Extracted records
##########

template <bool F32, bool TINY>
__device__ __forceinline__ uint32_t shadow_quad(const ShadowArgs& a, const ShadowFilter& f, f32x2 c0, f32x2 c1, f32x2 c2,
                                                f32x2 c3, f32x2 u0, f32x2 u1, f32x2 b0, f32x2 b1) {
    const f32x2 dx[2] = {f32x2{c1.y, c2.x} - f32x2{c0.y, c1.x}, f32x2{c2.y, c3.x} - f32x2{c1.y, c2.x}};
    const f32x2 dy[2] = {b0 - u0, b1 - u1};
    uint32_t out = 0, unsure = 0;
#pragma unroll
    for (int p = 0; p < 2; ++p) {
        const f32x2 n0 = dx[p] * f.inv_x, n1 = dy[p] * f.inv_y;
        const f32x2 S = __builtin_elementwise_fma(n0, n0, __builtin_elementwise_fma(n1, n1, f32x2{1.0f, 1.0f}));
        const f32x2 dot = __builtin_elementwise_fma(n0, f32x2{f.s0, f.s0},
                                                    __builtin_elementwise_fma(n1, f32x2{f.s1, f.s1}, f32x2{f.s2, f.s2}));
        const f32x2 v = __builtin_elementwise_fma(n0, f32x2{f.sin_az, f.sin_az},
                                                  __builtin_elementwise_fma(n1, f32x2{f.cos_az, f.cos_az}, f32x2{-f.t_c, -f.t_c}));
        const f32x2 r = {__builtin_amdgcn_rsqf(S.x), __builtin_amdgcn_rsqf(S.y)};
        const f32x2 u = __builtin_elementwise_fma(dot, r, f32x2{-f.q_c, -f.q_c});
        f32x2 e = __builtin_elementwise_fma(S * r, f32x2{f.e_rel, f.e_rel}, f32x2{f.e_abs, f.e_abs});
        if (TINY) {
#pragma unroll
            for (int h = 0; h < 2; ++h)
                e[h] = f.et_rel * __builtin_fmaf(__builtin_fabsf(n0[h]), __builtin_fabsf(f.sin_az),
                                                 __builtin_fabsf(n1[h]) * __builtin_fabsf(f.cos_az)) +
                       __builtin_fminf((__builtin_fabsf(dx[p][h]) + __builtin_fabsf(dy[p][h])) * 0x1p100f, 0x1p-120f);
        }
#pragma unroll
        for (int h = 0; h < 2; ++h) {
            const bool sane = S[h] < 0x1p60f;
            const float au = __builtin_fabsf(u[h]), av = __builtin_fabsf(v[h]);
            const bool inc_yes = au <= f.q_h_in, inc_no = au > f.q_h_out;
            const bool back_known = av > e[h], back_no = back_known & (v[h] > 0.0f);
            const bool back_yes = TINY ? ((back_known & (v[h] < 0.0f)) | ((e[h] == 0.0f) & (v[h] <= 0.0f)))
                                           : (back_known & !(v[h] > 0.0f));
            const bool one = sane & (inc_yes | back_no);
            const bool zero = sane & inc_no & back_yes;
            const int k = 2 * p + h;
            out |= (one ? 1u : 0u) << (8 * k);
            unsure |= ((one | zero) ? 0u : 1u) << k;
        }
    }
    if (unsure) {
        const float cx[6] = {c0.y, c1.x, c1.y, c2.x, c2.y, c3.x};
        const float up[4] = {u0.x, u0.y, u1.x, u1.y}, dn[4] = {b0.x, b0.y, b1.x, b1.y};
#pragma unroll 1
        for (int k = 0; k < 4; ++k) {
            if (!((unsure >> k) & 1u)) continue;
            const bool v = shadow_px_exact<F32>(a, cx[k + 2] - cx[k], 0.5f, dn[k] - up[k], 0.5f);
            out = (out & ~(0xffu << (8 * k))) | ((v ? 1u : 0u) << (8 * k));
        }
    }
    return out;
}

constexpr int SHADOW_ROWS = 2, SHADOW_WAVES = 4;

template <bool F32, bool TINY>
__global__ __launch_bounds__(64 * SHADOW_WAVES) void dswx_shadow_v3(const ShadowArgs a, const ShadowFilter f) {
    const int W = (int)a.width, H = (int)a.height, margin = (int)a.margin;
    const int ow = W - 2 * margin, oh = H - 2 * margin;
    const int oq = blockIdx.x * 64 + (threadIdx.x & 63);
    const int oy0 = ((a.by_first + (int)blockIdx.y * a.by_step) * SHADOW_WAVES + (threadIdx.x >> 6)) * SHADOW_ROWS;
    if (4 * oq >= ow || oy0 >= oh) return;
    const int ox = 4 * oq + 4 <= ow ? 4 * oq : ow - 4;
    const float* __restrict__ col = a.dem + (size_t)blockIdx.z * (size_t)H * (size_t)W + (size_t)(ox + margin);
    uint8_t* __restrict__ dst = a.shadow + (size_t)blockIdx.z * (size_t)a.out_stride + (size_t)ox;
    struct Row { f32x2 v[4]; };
    auto load_row = [&](int y) {
        const float* r = col + (size_t)(y < H ? y : H - 1) * (size_t)W;
        return Row{{*reinterpret_cast<const f32x2_u*>(r - 2), *reinterpret_cast<const f32x2_u*>(r),
                    *reinterpret_cast<const f32x2_u*>(r + 2), *reinterpret_cast<const f32x2_u*>(r + 4)}};
    };
    const int y0 = oy0 + margin;
    Row up = load_row(y0 - 1), ce = load_row(y0), dn = load_row(y0 + 1), nx = SHADOW_ROWS > 1 ? load_row(y0 + 2) : dn;
#pragma unroll
    for (int i = 0; i < SHADOW_ROWS; ++i) {
        const Row nn = i + 3 <= SHADOW_ROWS ? load_row(y0 + i + 3) : nx;
        if (oy0 + i < oh) {
            const uint32_t out = shadow_quad<F32, TINY>(a, f, ce.v[0], ce.v[1], ce.v[2], ce.v[3], up.v[1], up.v[2], dn.v[1], dn.v[2]);
            __builtin_nontemporal_store(out, reinterpret_cast<u32_u*>(dst + (size_t)(oy0 + i) * (size_t)ow));
        }
        up = ce;
        ce = dn;
        dn = nx;
        nx = nn;
    }
}

struct LandArgs {
    const uint8_t* wc3;
    const uint8_t* cgls;
    uint8_t* land;
    long long height, width;
    long long out_stride;
    uint32_t forest_bits[8];
    int thr_tree, thr_low, thr_high, thr_water;
    int low_class, high_class;
};

__device__ __forceinline__ int land_class(const LandArgs& a, int water, int urban, int tree, bool is_forest) {
    if (!is_forest) tree = 0;
    int v = 255;
    if (tree >= a.thr_tree) v = 201;
    if (urban >= a.thr_low) v = a.low_class;
    if (urban >= a.thr_high) v = a.high_class;
    if (water >= a.thr_water) v = 200;
    return v;
}

constexpr int LAND_ROWS = 1;

__global__ __launch_bounds__(256) void dswx_landcover_v3(const LandArgs a) {
    __shared__ uint16_t s_code[256];
    __shared__ uint8_t s_forest[256];
    {
        const int v = threadIdx.x;
        s_code[v] = (uint16_t)((((v == 80) | (v == 90) | (v == 95)) ? 1 : 0) | (v == 50 ? 16 : 0) | (v == 10 ? 256 : 0));
        s_forest[v] = (uint8_t)((a.forest_bits[v >> 5] >> (v & 31)) & 1u);
    }
    __syncthreads();
    const unsigned quads_per_row = (unsigned)(a.width >> 2);
    const unsigned q = blockIdx.x * 256u + threadIdx.x;
    const unsigned yq = q / quads_per_row;
    const long long xq = q - yq * quads_per_row, y0 = yq;
    if (y0 >= a.height) return;
    const long long W3 = 3 * a.width, tile = blockIdx.z;
    const uint8_t* wc = a.wc3 + tile * 9 * a.height * a.width;
    uint32_t w[LAND_ROWS][3][3], cg[LAND_ROWS];
#pragma unroll
    for (int r = 0; r < LAND_ROWS; ++r) {
        const long long y = y0 + r < a.height ? y0 + r : a.height - 1;
#pragma unroll
        for (int i = 0; i < 3; ++i) {
            const uint32_t* row = reinterpret_cast<const uint32_t*>(wc + (3 * y + i) * W3 + 12 * xq);
#pragma unroll
            for (int k = 0; k < 3; ++k) w[r][i][k] = row[k];
        }
        cg[r] = __builtin_nontemporal_load(reinterpret_cast<const uint32_t*>(a.cgls + tile * a.height * a.width + y * a.width + 4 * xq));
    }
#pragma unroll
    for (int r = 0; r < LAND_ROWS; ++r) {
        if (y0 + r >= a.height) break;
        uint32_t cnt[4] = {0u, 0u, 0u, 0u};
#pragma unroll
        for (int i = 0; i < 3; ++i) {
#pragma unroll
            for (int j = 0; j < 12; ++j) cnt[j / 3] += s_code[(w[r][i][j >> 2] >> (8 * (j & 3))) & 0xffu];
        }
        uint32_t out = 0;
#pragma unroll
        for (int k = 0; k < 4; ++k)
            out |= (uint32_t)land_class(a, cnt[k] & 15u, (cnt[k] >> 4) & 15u, cnt[k] >> 8,
                                        s_forest[(cg[r] >> (8 * k)) & 0xffu] != 0) << (8 * k);
        __builtin_nontemporal_store(out, reinterpret_cast<uint32_t*>(a.land + tile * a.out_stride + (y0 + r) * a.width + 4 * xq));
    }
}

__global__ __launch_bounds__(256) void dswx_landcover_v1(const LandArgs a) {
    const long long x = (long long)blockIdx.x * 64 + (threadIdx.x & 63);
    const long long y = (long long)blockIdx.y * 4 + (threadIdx.x >> 6);
    if (x >= a.width || y >= a.height) return;
    int water = 0, urban = 0, tree = 0;
    const long long W3 = 3 * a.width;
    const long long tile = blockIdx.z;
#pragma unroll
    for (int i = 0; i < 3; ++i) {
        const uint8_t* row = a.wc3 + tile * 9 * a.height * a.width + (3 * y + i) * W3 + 3 * x;
#pragma unroll
        for (int j = 0; j < 3; ++j) {
            const int v = row[j];
            water += (v == 80) | (v == 90) | (v == 95);
            urban += v == 50;
            tree += v == 10;
        }
    }
    const long long o = tile * a.height * a.width + y * a.width + x;
    const int c = a.cgls[o];
    a.land[tile * a.out_stride + y * a.width + x] = (uint8_t)land_class(a, water, urban, tree, ((a.forest_bits[c >> 5] >> (c & 31)) & 1u) != 0);
}

__device__ __forceinline__ unsigned long long mix64(unsigned long long x) {
    x ^= x >> 30; x *= 0xBF58476D1CE4E5B9ull;
    x ^= x >> 27; x *= 0x94D049BB133111EBull;
    return x ^ (x >> 31);
}
__device__ __forceinline__ long long fieldu(unsigned long long h, int shift, int bits) {
    return (long long)((h >> shift) & ((1ull << bits) - 1ull));
}

__global__ __launch_bounds__(256) void dswx_synth_v1(dswx_planes_in_t in, unsigned long long seed,
                                                      long long tile0, long long n_pixels, int width,
                                                      long long tile_stride) {
    const long long px = (long long)blockIdx.x * 256 + threadIdx.x;
    if (px >= n_pixels) return;
    const long long t = blockIdx.y;
    const unsigned long long tile = (unsigned long long)(tile0 + t);
    const long long off = t * tile_stride + px;
    const unsigned long long K0 = 0x9E3779B97F4A7C15ull, K1 = 0xD1B54A32D192ED03ull;
    const unsigned long long h0 = mix64(seed * K0 + tile * K1 + (unsigned long long)px);
    const unsigned long long h1 = mix64(h0 + K0);
    const unsigned long long h2 = mix64(h1 + K0);
    const int cuts[5] = {14418, 26214, 42598, 55705, 64225};
    const int mean[5][6] = {{350, 450, 350, 250, 150, 100},
                            {500, 700, 600, 1300, 800, 500},
                            {300, 600, 400, 3500, 1800, 900},
                            {900, 1200, 1500, 2200, 2800, 2300},
                            {6000, 6200, 6400, 6600, 3000, 2500}};
    const int amps[5] = {300, 600, 600, 800, 2500};
    const int draw = (int)fieldu(h0, 0, 16);
    int stype = 0;
#pragma unroll
    for (int k = 0; k < 5; ++k) stype += draw >= cuts[k] ? 1 : 0;
    const bool is_fill = stype == 5;
    const int st = stype < 4 ? stype : 4;
    const long long amp = amps[st];
    const bool clip_evt = fieldu(h0, 16, 7) == 0;
    const int clip_band = (int)((fieldu(h0, 23, 3) * 6) >> 3);
    const long long clip_val = -fieldu(h0, 26, 8);
    const bool wrap_evt = fieldu(h0, 34, 10) == 0;
#pragma unroll
    for (int b = 0; b < 6; ++b) {
        const long long noise = fieldu(h1, 10 * b, 10);
        long long v = mean[st][b] + ((noise * 2 * amp) >> 10) - amp;
        if (wrap_evt && (b == 1 || b == 4)) v += 19000;
        if (clip_evt && clip_band == b) v = clip_val;
        if (is_fill) v = -9999;
        const_cast<int16_t*>(in.band[b])[off] = (int16_t)v;
    }
    const long long aerosol = fieldu(h2, 0, 2);
    const long long water = fieldu(h2, 2, 5) < 10, snow = fieldu(h2, 7, 5) < 2,
                    shadow = fieldu(h2, 12, 5) < 3, adjacent = fieldu(h2, 17, 5) < 3,
                    cloud = fieldu(h2, 22, 5) < 4, cirrus = fieldu(h2, 27, 5) < 1;
    long long fm = (aerosol << 6) | (water << 5) | (snow << 4) | (shadow << 3) | (adjacent << 2) |
                   (cloud << 1) | cirrus;
    if (is_fill) fm = 255;
    const_cast<uint8_t*>(in.fmask)[off] = (uint8_t)fm;
    if (in.land) {
        const int classes[8] = {200, 201, 21, 121, 50, 150, 99, 100};
        const int cls = classes[fieldu(h2, 40, 3)];
        const_cast<uint8_t*>(in.land)[off] = (uint8_t)(fieldu(h2, 32, 8) < 179 ? 255 : cls);
    }
    if (in.shad) const_cast<uint8_t*>(in.shad)[off] = (uint8_t)(fieldu(h2, 43, 5) >= 3 ? 1 : 0);
    if (in.ocean) {
        const unsigned long long row_band = (unsigned long long)(px / width) >> 5;
        const unsigned long long hb = mix64(seed * K1 + tile * K0 + row_band + 0x5851F42D4C957F2Dull);
        const_cast<uint8_t*>(in.ocean)[off] = (uint8_t)(fieldu(hb, 0, 8) >= 13 ? 1 : 0);
    }
}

##########

• Task to carry out
All lines of the records above that contain the word "seed" are to be copied out.

• Result of this task
__global__ __launch_bounds__(256) void dswx_synth_v1(dswx_planes_in_t in, unsigned long long seed,
    const unsigned long long h0 = mix64(seed * K0 + tile * K1 + (unsigned long long)px);
        const unsigned long long hb = mix64(seed * K1 + tile * K0 + row_band + 0x5851F42D4C957F2Dull);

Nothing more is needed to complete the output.